笑われる側から笑う側に 立ち位置の変わった黄金聖闘士たちが、この状況が愉快でたまらないと言わんばかりに満面の笑みを浮かべる。
そして彼等は、ここぞとばかりに、青銅聖闘士たちの用いる言語について、好き勝手な論評を開始した。
「ペガサスの鳴き声も馬の鳴き声も大して変わらんな」
「紫龍のは龍が天に昇るときに発するという燐気の音か」
「白鳥は、死ぬ間際にこの世のものとは思えないほど美しい声で歌を歌うというが、どうにも信じ難いな。あの『くえーくえー』ではろくなメロディも奏でられまい」
「アンドロメダのは鎖が触れ合う時の音か?」
「ここにフェニックスがいなくてよかったぞ。キグナスと区別がつかなかったかもしれない」

「ひん……」
「りん……」
「くえー……」
「ちゃりん……」
4人の青銅聖闘士たちは、自分たちの発する言葉が人間のそれでなくなったことに気付くと、一瞬奇妙な顔になった。
しばしの沈黙の後、ひとところに集まって頭を突き合わせ、ひひんりんりんくえーくえーちゃりんと、ひとしきり吠え合い鳴き合ってみる。
それから 彼等はほぼ同時にその顔をあげ、黄金聖闘士たちを軽蔑したような目で見詰めた。

黄金聖闘士たちは、青銅聖闘士たちの非難めいた その視線にたじたじとなってしまったのである。
なにしろ彼等の瞳には、示し合わせたように同じ感情の色がたたえられていたのだ。
「おい……。ヒヨッコ共、言葉が通じている――のではないか」
「まさか。『ひひん』と『りんりん』と『くえーくえー』と『ちゃりんちゃりん』だぞ。どうすれば会話が成立するというんだ」

黄金聖闘士たちの疑念と不審は当然のものだったろう。
なにより青銅聖闘士たちは、アテナが予測した通り、この異常事態に慌てふためく様子を全く見せなかったのだ。
ヒヨッコたちが取り乱しパニックに陥る様を眺めて笑い飛ばしてやろうという黄金聖闘士たちの思惑は、見事にはずれてしまったのである。

それどころか――パニックに陥るどころか――氷河などはやがて ひどく楽しそうな顔をして瞬の肩に手をまわし、
「くえーくえー」
と、アテナ神殿中に木霊するような 威勢のよい鳴き声を辺りに響かせ始めた。
その鳴き声は、気落ちもしていなければ 困惑も混乱もしていない、むしろこの異常事態を喜び歓迎しているような響きを持ち、弾んでいた。

瞬は、
「ちゃりんちゃりんりんちゃりん」
と鎖の音を響かせながら、氷河の手から逃れようとしていたが、それとても、人のものでなくなった自分の声と言葉にショックを受けてのことには見えない。

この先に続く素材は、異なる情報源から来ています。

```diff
@@ -1640,21 +1706,22 @@
   if (t.owned > 0) {
     if (int rc = bind_queue(ctx, S.queue, S.mem, P)) return rc;
     if (int rc = refresh_packed(ctx, S, P)) return rc;
-    if (!S.env.no_cost_order) {
-      CostSig sig; HandOut h;
-      make_sig(ctx, c, k, ctx->image0, &sig);
-      if (int rc = plan_order(ctx, S, sig, rq, t.owned, h)) return rc;
-      P.slot_order = h.slot_order; P.plan = h.plan; P.slot_cost = h.slot_cost;
-    }
-    if (rq.prepass_ran && !rq.counts_out)
-      if (int rc = filter_done(ctx, S.miss, t.owned, P.slot_order)) return rc;
     TreeForm f = classify_tree(S, P);
     if (!rq.counts_out) {
       if (int rc = prepare_thresholds(ctx, S, f, P)) return rc;
       if (int rc = prepare_full_grid(ctx, S, f, P)) return rc;
       if (int rc = prepare_bricks(ctx, S, f, P)) return rc;
     }
-    if (int rc = launch_trace(ctx, S, rq, f, t.owned, P)) return rc;
+    const TraceBuild build = choose_build(S, rq, f, P);
+    if (!S.env.no_cost_order) {
+      CostSig sig; HandOut h;
+      make_sig(ctx, c, k, ctx->image0, &sig);
+      if (int rc = plan_order(ctx, S, sig, rq, t.owned, (uint32_t)ctx->num_cus * (uint32_t)(build.per_cu * build.block), h)) return rc;
+      P.slot_order = h.slot_order; P.plan = h.plan; P.slot_cost = h.slot_cost;
+    }
+    if (rq.prepass_ran && !rq.counts_out)
+      if (int rc = filter_done(ctx, S.miss, t.owned, P.slot_order)) return rc;
+    if (int rc = launch_trace(ctx, S, rq, f, build, t.owned, P)) return rc;
   }
   if (rq.counts_out) {
     TDT_HIP(ctx, hipMemcpyAsync(rq.counts_out, ctx->counters, 8 * sizeof(unsigned long long), hipMemcpyDeviceToHost, ctx->stream));
@@ -2164,10 +2231,18 @@
   return TDT_OK;
 }
 
+int tdt_debug_last_geometry(const tdt_ctx *ctx, int out[2]) {
+  if (!ctx || !out) return TDT_ERR_INVALID_VALUE;
+  if (ctx->multi) ctx = tdt::multi_first_member(const_cast<tdt_ctx *>(ctx));
+  std::memcpy(out, ctx->trace->last_geometry, 2 * sizeof(int));
+  return TDT_OK;
+}
+
 int tdt_debug_trace_variants(int *rows, int capacity, int *count) {
   if (!count || capacity < 0 || (capacity > 0 && !rows)) return TDT_ERR_INVALID_VALUE;
   int n = 0;
   for (const TraceVariant &v : kTraceVariants) {
+    if (v.per_cu == 1 && find_variant(v.form, v.depth, v.resident, v.full, v.brick, v.unit, false) != &v) continue;
     if (n < capacity) {
       const int r[6] = {v.form, v.depth, v.resident ? 1 : 0, v.full ? 1 : 0, v.brick ? 1 : 0, v.unit ? 1 : 0};
       std::memcpy(rows + 6 * n, r, sizeof r);
diff --git a/tdt4230_project_raytracing_amd/csrc/trace_device.hpp b/tdt4230_project_raytracing_amd/csrc/trace_device.hpp
--- a/tdt4230_project_raytracing_amd/csrc/trace_device.hpp
+++ b/tdt4230_project_raytracing_amd/csrc/trace_device.hpp
@@ -155,6 +155,9 @@
   const uint32_t *grid32; const void *bricks;
   const float2 *thr; float thr_f0max;
   __amdgpu_buffer_rsrc_t cells;
+#ifdef TDT_STATS
+  uint32_t *stat_fallback;
+#endif
 };
 
 TDT_DEV uint32_t fetch_node(const NodeSource &ns, uint32_t idx, uint32_t &code) {
@@ -316,6 +319,7 @@
 }
 template <int CL>
 struct NodeMemo { uint32_t key[CL]; uint32_t val[CL]; };
+template <> struct NodeMemo<0> { uint32_t key[1]; uint32_t val[1]; };
 constexpr int kNoProbeFrom = 6;
 TDT_DEV uint32_t grid_v_bound(int level) { return level < 3 ? 128u : (level == 3 ? 1024u : 8192u); }
 template <int GL> struct Grid;
@@ -489,10 +493,11 @@
   value = (g.w0 >> 5) & 0x7FFu;
   return (g.w0 & 3u) == 2u;
 }
-template <bool COUNT, int CL, int DEPTH, bool RESIDENT, bool SAFEV, bool FULL = false, bool BRICK = false, bool TABLE = false, bool UNIT = false>
+template <bool COUNT, int CL, int DEPTH, bool RESIDENT, bool SAFEV, bool FULL = false, bool BRICK = false, bool TABLE = false, bool UNIT = false, bool GLOBAL = false>
 TDT_DEV bool tree_lookup_pow2(const TraceParams &P, const NodeSource &ns, float fx, float fy, float fz, float &inv_pow_depth,
                               float &gx, float &gy, float &gz, uint32_t &value, NodeMemo<CL> &memo, Counters &cnt, CellPlanes *cp = nullptr) {
   static_assert(!TABLE || (SAFEV && !BRICK && !FULL), "per-cell thresholds: the resident walk, or (trees outside the LDS table) the jump table's bands only");
+  static_assert(!GLOBAL || (FULL && !RESIDENT && !COUNT), "the walk from global memory: behind the whole-depth table");
   constexpr bool PLANES = FULL && !COUNT && kFullEntryForm == kFullPlanes;
   const int depth = DEPTH > 0 ? DEPTH : P.max_depth;
   const float scale_d = __uint_as_float((uint32_t)(127 + depth) << 23);
@@ -517,6 +522,12 @@
       if constexpr (PLANES) return full_entry_planes<DEPTH>(g, ns.planes, *cp, inv_pow_depth, value);
       else return full_entry_decode<kFullEntryBits, DEPTH>(g, xg, Yi, Zi, gx, gy, gz, inv_pow_depth, value);
     }
+#ifdef TDT_STATS
+    {
+      const unsigned long long in_band = __ballot(!safe);
+      if ((threadIdx.x & 63) == (uint32_t)__builtin_ctzll(__ballot(1))) { ns.stat_fallback[0] += 1u; ns.stat_fallback[1] += (uint32_t)__popcll(in_band); }
+    }
+#endif
   } else if constexpr (BRICK && !COUNT) {
     static_assert(!BRICK || (DEPTH >= 6 && DEPTH <= 10 && !RESIDENT && SAFEV), "the 32-bit table: trees of depth 6-10 outside the LDS table");
     constexpr int BL = (int)brick_levels(DEPTH);
@@ -631,7 +642,7 @@
     qx = qx + qx + bitx;
     const uint32_t idx = ((ix << 2) + (((Yi >> sh) & 1u) << 1) + ((Zi >> sh) & 1u)) & 0x1FFFFFFFu;
     bool resident = false;
-    if (RESIDENT || l < kNoProbeFrom) {
+    if (!GLOBAL && (RESIDENT || l < kNoProbeFrom)) {
       const uint32_t li = idx < ns.lds_nodes ? idx : ns.lds_nodes;
       const uint32_t n = ns.lds[li];
       resident = RESIDENT || (n != kPackedEscape);
diff --git a/tdt4230_project_raytracing_amd/rt.py b/tdt4230_project_raytracing_amd/rt.py
--- a/tdt4230_project_raytracing_amd/rt.py
+++ b/tdt4230_project_raytracing_amd/rt.py
@@ -224,6 +224,7 @@
     ("tdt_debug_edit_mode", _I, [_P, _I]),
     ("tdt_debug_last_edit_path", _I, [_P]),
     ("tdt_debug_last_variant", _I, [_P, ctypes.POINTER(ctypes.c_int)]),
+    ("tdt_debug_last_geometry", _I, [_P, ctypes.POINTER(ctypes.c_int)]),
     ("tdt_debug_trace_variants", _I, [ctypes.POINTER(ctypes.c_int), _I, ctypes.POINTER(ctypes.c_int)]),
     ("tdt_debug_counters", _I, [_P, ctypes.POINTER(ctypes.c_uint64)]),
     ("tdt_debug_stats", _I, [_P, ctypes.POINTER(ctypes.c_uint64), _I, _I]),
@@ -682,22 +683,24 @@
         return n.value
 
     def last_variant(self):
-        v = (ctypes.c_int * 6)()
+        v, g = (ctypes.c_int * 6)(), (ctypes.c_int * 2)()
         self.check(lib().tdt_debug_last_variant(self.h, v))
-        return dict(zip(("form", "depth", "resident", "full", "brick", "unit"), [int(x) for x in v]))
+        self.check(lib().tdt_debug_last_geometry(self.h, g))
+        return dict(zip(("form", "depth", "resident", "full", "brick", "unit", "block", "per_cu"), [int(x) for x in v] + [int(x) for x in g]))
 
     STAT_NAMES = ("trav_pass", "trav_lanes", "inside_lanes", "alive_lanes", "event_pass", "event_lanes", "hit_pass", "hit_lanes", "lamb_pass", "lamb_lanes",
                   "metal_pass", "metal_lanes", "diel_pass", "diel_lanes", "end_pass", "end_lanes", "pixel_end_pass", "pixel_end_lanes", "fetch_pass", "fetch_lanes",
                   "primary_pass", "primary_lanes", "newray_pass", "newray_lanes", "gate_wait_lanes", "drained_trav_pass", "drained_event_pass", "loop_pass",
-                  "wave_ticks", "waves", "t_first", "t_last")
+                  "wave_ticks", "waves", "t_first", "t_last", "fallback_pass", "fallback_lanes")
 
     def stats(self, reset=True):
-        n = 32 + 1 + 8192
+        rows = len(self.STAT_NAMES)
+        n = rows + 1 + 8192
         v = (ctypes.c_uint64 * n)()
         self.check(lib().tdt_debug_stats(self.h, v, n, 1 if reset else 0))
-        d = dict(zip(self.STAT_NAMES, [int(x) for x in v[:32]]))
-        d["t_queue_dry"] = int(v[32])
-        d["wave_ends"] = [int(x) for x in v[33:33 + min(int(v[29]), 8192)]]
+        d = dict(zip(self.STAT_NAMES, [int(x) for x in v[:rows]]))
+        d["t_queue_dry"] = int(v[rows])
+        d["wave_ends"] = [int(x) for x in v[rows + 1:rows + 1 + min(d["waves"], 8192)]]
         return d
 
     def selftest_index(self, cell_count, inv_cell_count, n_cells, shift=0):
```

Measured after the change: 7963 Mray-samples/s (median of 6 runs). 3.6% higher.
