+    else if (!stem_pick_box(g, 128, np, nsteps, (size_t)(76 << 10), bb) && !stem_pick_box(g, 128, np, nsteps, (size_t)(156 << 10), bb))
+      return false;
+  } else {
+    if (!stem_pick_box(g, 256, np, nsteps, (size_t)(76 << 10), bb) && !stem_pick_box(g, 256, np, nsteps, (size_t)(156 << 10), bb))
+      return false;
+    if (rb && math == 3) { wmr = 1; rt = 2; }
+  }
   sp.g = p;
-  sp.wm = wmr;
+  sp.wm = wmr; sp.rt = rt;
   sp.bd = bb[0]; sp.bh = bb[1]; sp.bw = bb[2]; sp.lbh = ilog2(bb[1]); sp.lbw = ilog2(bb[2]);
   sp.nbd = cdiv(g->OD, sp.bd); sp.nbh = cdiv(g->OH, sp.bh); sp.nbw = cdiv(g->OW, sp.bw);
   sp.hd = (sp.bd - 1) * g->sd + g->kd; sp.hh = (sp.bh - 1) * g->sh + g->kh; sp.wp = sp.bw + 4;
@@ -906,7 +921,7 @@
   if (which == 0 && ((fbm & 4096) || (fbm == 0 && stem_heuristic_on()))) {
     StemParams sp;
     if (stem_geometry(g, p, math, sp))
-      return IgemmCfg{32 * sp.wm, 512 / sp.wm, 1, sp.nsteps, 0, 0, math, ConvKernel::Stem, sp.bd, sp.bh, sp.bw, math == 3};
+      return IgemmCfg{32 * sp.wm * sp.rt, sp.wm * sp.rt == 4 ? 128 : 256, 1, sp.nsteps, 0, 0, math, ConvKernel::Stem, sp.bd, sp.bh, sp.bw, math == 3};
   }
   if (fbm & 4096) { fbm = 0; fs = 0; tail = 0; }
   if ((fbm & 8192) || (fbm == 0 && pw_heuristic_on())) {
@@ -991,8 +1006,11 @@
   else launch_one<TM, 128, 0, false>(c.math, grid, st, src, apack, table, bias, dst, psum, psq, slab, p, c.h);
 }
 
+inline int stem_parts_per_box(const IgemmCfg& c) { return c.bd * c.bh * c.bw / c.bn; }
+
 inline int stat_parts(const IgemmCfg& c, long long Ntot, long long halo_tiles = 0) {
   if (c.splits > 1) return (int)gca_ceil_div(Ntot, FINISH_CHUNK);
+  if (c.kernel == ConvKernel::Stem) return (int)halo_tiles * stem_parts_per_box(c);
   if (c.kernel != ConvKernel::Gather) return (int)halo_tiles;
   return (int)gca_ceil_div(Ntot, c.bn);
 }
@@ -1101,11 +1119,11 @@
   StemParams sp;
   if (!stem_geometry(g, p, cf.math, sp) || sp.bd != cf.bd || sp.bh != cf.bh || sp.bw != cf.bw) return GCA_EINVAL;
   sp.g.splits = 1; sp.g.kt_per_split = sp.nsteps;
-  sp.g.tilesM = cdiv(p.DK, 32 * sp.wm);
+  sp.g.tilesM = cdiv(p.DK, 32 * sp.wm * sp.rt);
   const long long tn = (long long)g->N * sp.nbd * sp.nbh * sp.nbw;
-  if (tn > 0x7fffffffLL) return GCA_EINVAL;
+  if (tn > 0x3fffffffLL) return GCA_EINVAL;
   sp.g.tilesN = (int)tn; sp.g.tileN_off = 0;
-  sp.g.P = (int)tn;
+  sp.g.P = (int)tn * stem_parts_per_box(cf);
   return stem_launch(cf.math, sp, src, reinterpret_cast<const unsigned char*>(apack), bias, dst, psum, psq, st);
 }
 
@@ -1178,6 +1196,13 @@
   return GCA_OK;
 }
 int gca_get_conv_math(void) { return conv_math(); }
+
+int gca_set_stem_rb(int on) {
+  if (on < 0 || on > 1) return GCA_EINVAL;
+  g_stem_rb = on;
+  return GCA_OK;
+}
+int gca_get_stem_rb(void) { return stem_rb_on() ? 1 : 0; }
 
 int64_t gca_conv_pack_elems(const gca_conv_geom* g, int which) {
   if (!geom_ok(g) || (which != 0 && which != 1)) return GCA_EINVAL;
@@ -1350,6 +1375,15 @@
   return GCA_EINVAL;
 }
 
+int gca_conv_stem_shape(const gca_conv_geom* g, int32_t* out4) {
+  if (!geom_ok(g) || !out4) return GCA_EINVAL;
+  const ConvLaunch L = resolve_launch(g, 0);
+  StemParams sp;
+  if (L.cf.empty() || L.cf[0].kernel != ConvKernel::Stem || !stem_geometry(g, L.p[0], L.cf[0].math, sp)) return GCA_EINVAL;
+  out4[0] = 32 * sp.wm * sp.rt; out4[1] = sp.bd * sp.bh * sp.bw; out4[2] = sp.wm; out4[3] = sp.rt;
+  return GCA_OK;
+}
+
 int64_t gca_conv_fwd_stat_parts(const gca_conv_geom* g) {
   if (!geom_ok(g)) return GCA_EINVAL;
   const ConvLaunch L = resolve_launch(g, 0);
diff --git a/video-graph-ssl_amd/csrc/conv3d_stem.hip b/video-graph-ssl_amd/csrc/conv3d_stem.hip
--- a/video-graph-ssl_amd/csrc/conv3d_stem.hip
+++ b/video-graph-ssl_amd/csrc/conv3d_stem.hip
@@ -10,15 +10,17 @@
 constexpr int nparts(int math) { return math == 3 ? 1 : (math == 2 ? 3 : 2); }
 __device__ __forceinline__ unsigned short f16_bits(float v) { return __builtin_bit_cast(unsigned short, (_Float16)v); }
 
-template <int MATH, int WM>
+template <int MATH, int WM, int RT>
 __global__ __launch_bounds__(256, 2) void conv_stem_kernel(
     const void* __restrict__ src, const unsigned char* __restrict__ apack, const float* __restrict__ bias,
     void* __restrict__ dst, float* __restrict__ psum, float* __restrict__ psq, const StemParams sp) {
   static_assert(MATH >= 1 && MATH <= 3, "bf16x3 / bf16x6 / fp16 storage");
   constexpr bool F16 = MATH == 3;
   constexpr unsigned ES = F16 ? 2u : 4u;
-  static_assert(WM == 2 || WM == 4, "wave grid");
-  constexpr int WN = 4 / WM, BM = 32 * WM, TN = 4;
+  static_assert((RT == 1 && (WM == 2 || WM == 4)) || (RT == 2 && (WM == 1 || WM == 2)), "wave grid");
+  constexpr int WN = 4 / WM, BM = 32 * WM * RT, BN = WM == 4 ? 128 : 256, TN = BN / (32 * WN);
+  constexpr bool XCH = WN == 4;
+  constexpr bool PER_HALF = WM == 2 && RT == 2;
   constexpr int ROWB = rowb(MATH), NP = nparts(MATH);
   const IgemmParams& p = sp.g;
   extern __shared__ __attribute__((aligned(16))) unsigned char smem[];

氷河と瞬の「くえーくえー」と「ちゃりんちゃりん」は、一定のリズムを有する輪唱のように、アテナ神殿の大広間に交互に響いていた。
到底 美しい歌とは言いようのない音だったが、それでも二人のやりとりは、パニックに陥った人間がひたすら自身の感情を外に発するだけの阿鼻叫喚とは、明確に様相が違っていた。

「……やはり通じているような気がする」
「まさか」
「通じていると思うわよ」
不審と不信の表情を浮かべている黄金聖闘士たちに、沙織があっさり言ってのける。
黄金聖闘士たちは、沙織のその言を否定できるだけの根拠を、氷河と瞬の上に見い出すことができなかった。
しかし、それは信じ難いことでもある。

アテナの言葉に目をみはった彼等の胸中には、もはや青銅聖闘士たちが混乱し、あるいは落ち込む様を見たいという思いは全く残っていなかった。
『くえーくえー』と『ちゃりんちゃりん』で、白鳥座の聖闘士とアンドロメダ座の聖闘士の間には会話が成立しているように見える。
会話は本当に成立しているのか いないのか。
その真偽を知りたいという強い気持ちだけが、今の黄金聖闘士たちの胸中にあるものだった。

「本当ですか」
「ええ、多分」
余裕の笑みを見せてから、アテナが黄金聖闘士たちに尋ねる。
「元に戻してみましょうか?」
真実を知りたい黄金聖闘士たちの中には、アテナのその提案に異議を唱える者はただの一人もいなかった。
「じゃあ、そういうことで」
アテナが黄金聖闘士たちに軽く頷き返す。
途端に、氷河と瞬の口から飛び出てくる音は、人間の使う言葉に戻った。